The results from this pilot study are shown in Table 3; the mean resting systolic and diastolic blood pressures decreased by 7% and 10% compared to baseline in these patients. Mean resting values for right atrial pressure, pulmonary artery pressure, pulmonary artery occluded pressure and cardiac output decreased by 28%, 28%, 20% and 7% respectively. Even though this total dosage produced plasma sildenafil concentrations which were approximately 2 to 5 times higher than the mean maximum plasma concentrations following a single oral dose of 100 mg in healthy male volunteers, the hemodynamic response to exercise was preserved in these patients.
In a double-blind study, 144 patients with erectile dysfunction and chronic stable angina limited by exercise, not receiving chronic oral nitrates, were randomized to a single dose of placebo or sildenafil tablets 100 mg 1 hour prior to exercise testing. The primary endpoint was time to limiting angina in the evaluable cohort. The mean times (adjusted for baseline) to onset of limiting angina were 423.6 and 403.7 seconds for sildenafil (N=70) and placebo, respectively. These results demonstrated that the effect of sildenafil tablets on the primary endpoint was statistically non-inferior to placebo.

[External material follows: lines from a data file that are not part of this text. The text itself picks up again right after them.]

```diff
     };
@@ -1054,8 +1128,8 @@
         for (int u = 0; u < kChunk; u++)
             if (kbase + u < K) {
                 uint32_t bm = 0;
-                const Col cc = column(ta[u], bm, 0);
-                stepE(cc, kbase + u, bm);
+                const Col cc = column(std::true_type{}, ta[u], bm, 0);
+                stepE(std::true_type{}, cc, kbase + u, u, bm);
             }
         if ((l & 63) == 0) wg_store_rel(&lds_prod[w], (uint32_t)K);
     }
```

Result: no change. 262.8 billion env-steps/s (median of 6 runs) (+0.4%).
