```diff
@@ -471,6 +477,8 @@
 };
 hipError_t launch_attention(const AttnArgs& a, hipStream_t s, AttnRoute* route = nullptr);
 hipError_t launch_attention_last(const AttnArgs& a, hipStream_t s, AttnRoute* route = nullptr);
+bool attention_embed_takes(const AttnArgs& a);
+hipError_t launch_attention_embed(const AttnArgs& a, hipStream_t s, AttnRoute* route = nullptr);
 hipError_t launch_argmax(const float* logits, int64_t rows, int n, int32_t* out, hipStream_t s,
                          DecState* st = nullptr);
 hipError_t launch_argmax_parts(const ArgmaxPart* parts, int nparts, int32_t* out, hipStream_t s,
diff --git a/llama3.np_amd/csrc/rope.h b/llama3.np_amd/csrc/rope.h
--- /dev/null
+++ b/llama3.np_amd/csrc/rope.h
@@ -0,0 +1,13 @@
+#pragma once
+#include "kernels.h"
+
+namespace l3 {
+
+typedef float f32x4 __attribute__((ext_vector_type(4)));
+
+__device__ __forceinline__ f32x4 rope_rotate4(const f32x4 v, const float2 c, const float2 s) {
+    return f32x4{__builtin_fmaf(v.x, c.x, -(v.y * s.x)), __builtin_fmaf(v.x, s.x, v.y * c.x),
+                 __builtin_fmaf(v.z, c.y, -(v.w * s.y)), __builtin_fmaf(v.z, s.y, v.w * c.y)};
+}
+
+}
diff --git a/llama3.np_amd/csrc/runtime.hip b/llama3.np_amd/csrc/runtime.hip
--- a/llama3.np_amd/csrc/runtime.hip
+++ b/llama3.np_amd/csrc/runtime.hip
@@ -99,6 +99,7 @@
     static constexpr int64_t EMBED_QKV_CAP_DEFAULT = (int64_t)256 << 20;
     bool embed_qkv = true;
     bool ffn_fused = true;
+    bool embed_attn = true;
     int64_t embed_qkv_cap = EMBED_QKV_CAP_DEFAULT;
     float* embed_tab = nullptr;
     bool embed_tab_failed = false;
@@ -241,7 +242,9 @@
 template <typename F>
 static int timed_on(l3_ctx* c, int kind, hipStream_t s, F&& launch) {
     Timer* t = nullptr;
-    const unsigned bits = kind == L3_K_FFN ? 1u << L3_K_FFN | 1u << L3_K_GATEUP | 1u << L3_K_DOWN : 1u << kind;
+    const unsigned bits = kind == L3_K_FFN          ? 1u << L3_K_FFN | 1u << L3_K_GATEUP | 1u << L3_K_DOWN
+                          : kind == L3_K_EMBED_ATTN ? 1u << L3_K_EMBED_ATTN | 1u << L3_K_ATTN | 1u << L3_K_EMBED_QKV
+                                                    : 1u << kind;
     if (c->timing && (c->timing_mask & bits)) {
         if (c->timer_used == c->timers.size()) {
             Timer nt{};
@@ -277,6 +280,11 @@
             c->tot_ms[L3_K_DOWN] += (double)ms / 3.0;
             c->cnt[L3_K_GATEUP] += 1;
             c->cnt[L3_K_DOWN] += 1;
+        }
+        if (c->timers[i].kind == L3_K_EMBED_ATTN) {
+            c->tot_ms[L3_K_ATTN] += ms;
+            c->cnt[L3_K_ATTN] += 1;
+            c->cnt[L3_K_EMBED_QKV] += 1;
         }
     }
     c->timer_used = 0;
@@ -438,6 +446,7 @@
     }
     c->embed_qkv = env_knob("L3_EMBED_QKV", 1) != 0;
     c->ffn_fused = env_knob("L3_FFN_FUSED", 1) != 0;
+    c->embed_attn = env_knob("L3_EMBED_ATTN", 1) != 0;
     {
         c->rag_split_mode = env_knob("L3_RAGGED_SPLIT", 0) == 1 ? 1 : 0;
         const int ch = env_knob("L3_RAGGED_SPLIT_CHUNK", 0);
@@ -717,6 +726,12 @@
     return 0;
 }
 
+extern "C" int l3_set_embed_attn(l3_ctx* c, int32_t on) {
+    CHECK_CTX(c);
+    c->embed_attn = on != 0;
+    return 0;
+}
+
 extern "C" int l3_set_embed_qkv(l3_ctx* c, int32_t on, int64_t max_bytes) {
     CHECK_CTX(c);
     if (set_dev(c)) return 1;
@@ -1097,14 +1112,24 @@
         if (g.Wb) g.Wb += (int64_t)c->qdim * D;
         if (g.Wq) { g.Wq += (int64_t)c->qdim * D; g.wq_scale += c->qdim; }
     }
+    bool attn_done = false;
     if (emb_ids && c->embed_qkv && T > 256 && !pos_dev && !c->fold_in && !g.kv_bak && !g.W3 &&
         embed_table(c, s == c->stream)) {
-        EmbedQkvArgs e{};
-        e.table = c->embed_tab; e.ids = emb_ids; e.q_out = q; e.cache_k = g.cache_k; e.cache_v = g.cache_v;
-        e.rope_cos = c->rope_cos; e.rope_sin = c->rope_sin;
-        e.T = (int)T; e.L = L; e.start_pos = start_pos; e.H = g.H; e.KVH = g.KVH; e.HD = g.HD; e.Smax = g.Smax;
-        e.VS = c->d.vocab_size;
-        if (timed_on(c, L3_K_EMBED_QKV, s, [&] { return launch_embed_qkv(e, s); })) return 1;
+        AttnArgs fa{};
+        fa.out = attn; fa.B = B; fa.L = L; fa.start_pos = start_pos; fa.H = g.H; fa.KVH = g.KVH; fa.HD = g.HD; fa.Smax = g.Smax;
+        fa.table = c->embed_tab; fa.ids = emb_ids; fa.rope_cos = c->rope_cos; fa.rope_sin = c->rope_sin;
+        fa.kv_out_k = g.cache_k; fa.kv_out_v = g.cache_v; fa.VS = c->d.vocab_size; fa.qkvn = c->qkvn;
+        if (c->embed_attn && !prune && c->kv_dtype == L3_KV_F32 && attention_embed_takes(fa)) {
+            if (timed_on(c, L3_K_EMBED_ATTN, s, [&] { return launch_attention_embed(fa, s); })) return 1;
+            attn_done = true;
+        } else {
+            EmbedQkvArgs e{};
+            e.table = c->embed_tab; e.ids = emb_ids; e.q_out = q; e.cache_k = g.cache_k; e.cache_v = g.cache_v;
+            e.rope_cos = c->rope_cos; e.rope_sin = c->rope_sin;
+            e.T = (int)T; e.L = L; e.start_pos = start_pos; e.H = g.H; e.KVH = g.KVH; e.HD = g.HD; e.Smax = g.Smax;
+            e.VS = c->d.vocab_size;
+            if (timed_on(c, L3_K_EMBED_QKV, s, [&] { return launch_embed_qkv(e, s); })) return 1;
+        }
     } else if (timed_on(c, L3_K_QKV, s, [&] { return gemm(c, EPI_QKV, g, s); })) return 1;
     if (prune) {
         const int D4 = D;
@@ -1157,7 +1182,7 @@
     a.B = B; a.L = L; a.start_pos = start_pos; a.H = c->d.n_heads; a.KVH = c->d.n_kv_heads;
     a.HD = c->HD; a.Smax = c->d.max_seq_len; a.pos_dev = pos_dev;
     if (fuse_o) { a.wo = Ly.wo; a.parts = c->oparts; a.D = D; }
-    if (timed_on(c, L3_K_ATTN, s, [&] { return launch_attention(a, s); })) return 1;
+    if (!attn_done && timed_on(c, L3_K_ATTN, s, [&] { return launch_attention(a, s); })) return 1;
     if (fuse_o) {
         gu.parts = c->oparts;
         gu.nparts = c->d.n_heads;
diff --git a/llama3.np_amd/l3hip.py b/llama3.np_amd/l3hip.py
--- a/llama3.np_amd/l3hip.py
+++ b/llama3.np_amd/l3hip.py
@@ -12,7 +12,7 @@
 
 W_EMBED, W_Q, W_K, W_V, W_O, W_GATE, W_UP, W_DOWN = range(8)
 W_ATTN_NORM, W_FFN_NORM, W_FINAL_NORM, W_LM_HEAD = 8, 9, 10, 11
-KERNELS = ["embed", "qkv", "attn", "oproj", "gateup", "down", "lmhead", "argmax", "gather", "embed_qkv", "ffn"]
+KERNELS = ["embed", "qkv", "attn", "oproj", "gateup", "down", "lmhead", "argmax", "gather", "embed_qkv", "ffn", "embed_attn"]
 
 
 class Dims(ctypes.Structure):
@@ -99,6 +99,7 @@
     "l3_set_gemm_x6": (ctypes.c_int, [_P, _I32]),
     "l3_set_embed_qkv": (ctypes.c_int, [_P, _I32, _I64]),
     "l3_set_ffn_fused": (ctypes.c_int, [_P, _I32]),
+    "l3_set_embed_attn": (ctypes.c_int, [_P, _I32]),
     "l3_op_ffn_block_host": (ctypes.c_int, [_P, _P, _I64, _I32, _I32, _P, _P, _P, _I32, _I32, _P]),
     "l3_set_weight_bf16": (ctypes.c_int, [_P, _I32]),
     "l3_weight_bf16_info": (ctypes.c_int, [_P, _P, _P, _P]),
@@ -264,7 +265,7 @@
     return bits.view(np.float32).reshape(shape)
 
 
-ATTN_KERNELS = ["prefill", "decode", "decode_oproj"]
+ATTN_KERNELS = ["prefill", "decode", "decode_oproj", "prefill_embed"]
 
 
 def attn_scale_q(q: np.ndarray, hd: int) -> np.ndarray:
@@ -735,6 +736,9 @@
 
     def set_embed_qkv(self, on: bool, max_bytes: int = 0) -> None:
         check(lib().l3_set_embed_qkv(self._h, int(bool(on)), int(max_bytes)))
+
+    def set_embed_attn(self, on: bool) -> None:
+        check(lib().l3_set_embed_attn(self._h, int(bool(on))))
 
     def set_ffn_fused(self, on: bool) -> None:
         check(lib().l3_set_ffn_fused(self._h, int(bool(on))))
```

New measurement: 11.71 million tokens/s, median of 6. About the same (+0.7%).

Effects of sildenafil tablets on Vision: At single oral doses of 100 mg and 200 mg, transient dose- related impairment of color discrimination was detected using the Farnsworth-Munsell 100-hue test, with peak effects near the time of peak plasma levels. This finding is consistent with the inhibition of PDE6, which is involved in phototransduction in the retina. Subjects in the study reported this finding as difficulties in discriminating blue/green. An evaluation of visual function at doses up to twice the maximum recommended dose revealed no effects of sildenafil tablets on visual acuity, intraocular pressure, or pupillometry.
Effects of sildenafil tablets on Sperm: There was no effect on sperm motility or morphology after single 100 mg oral doses of sildenafil tablets in healthy volunteers.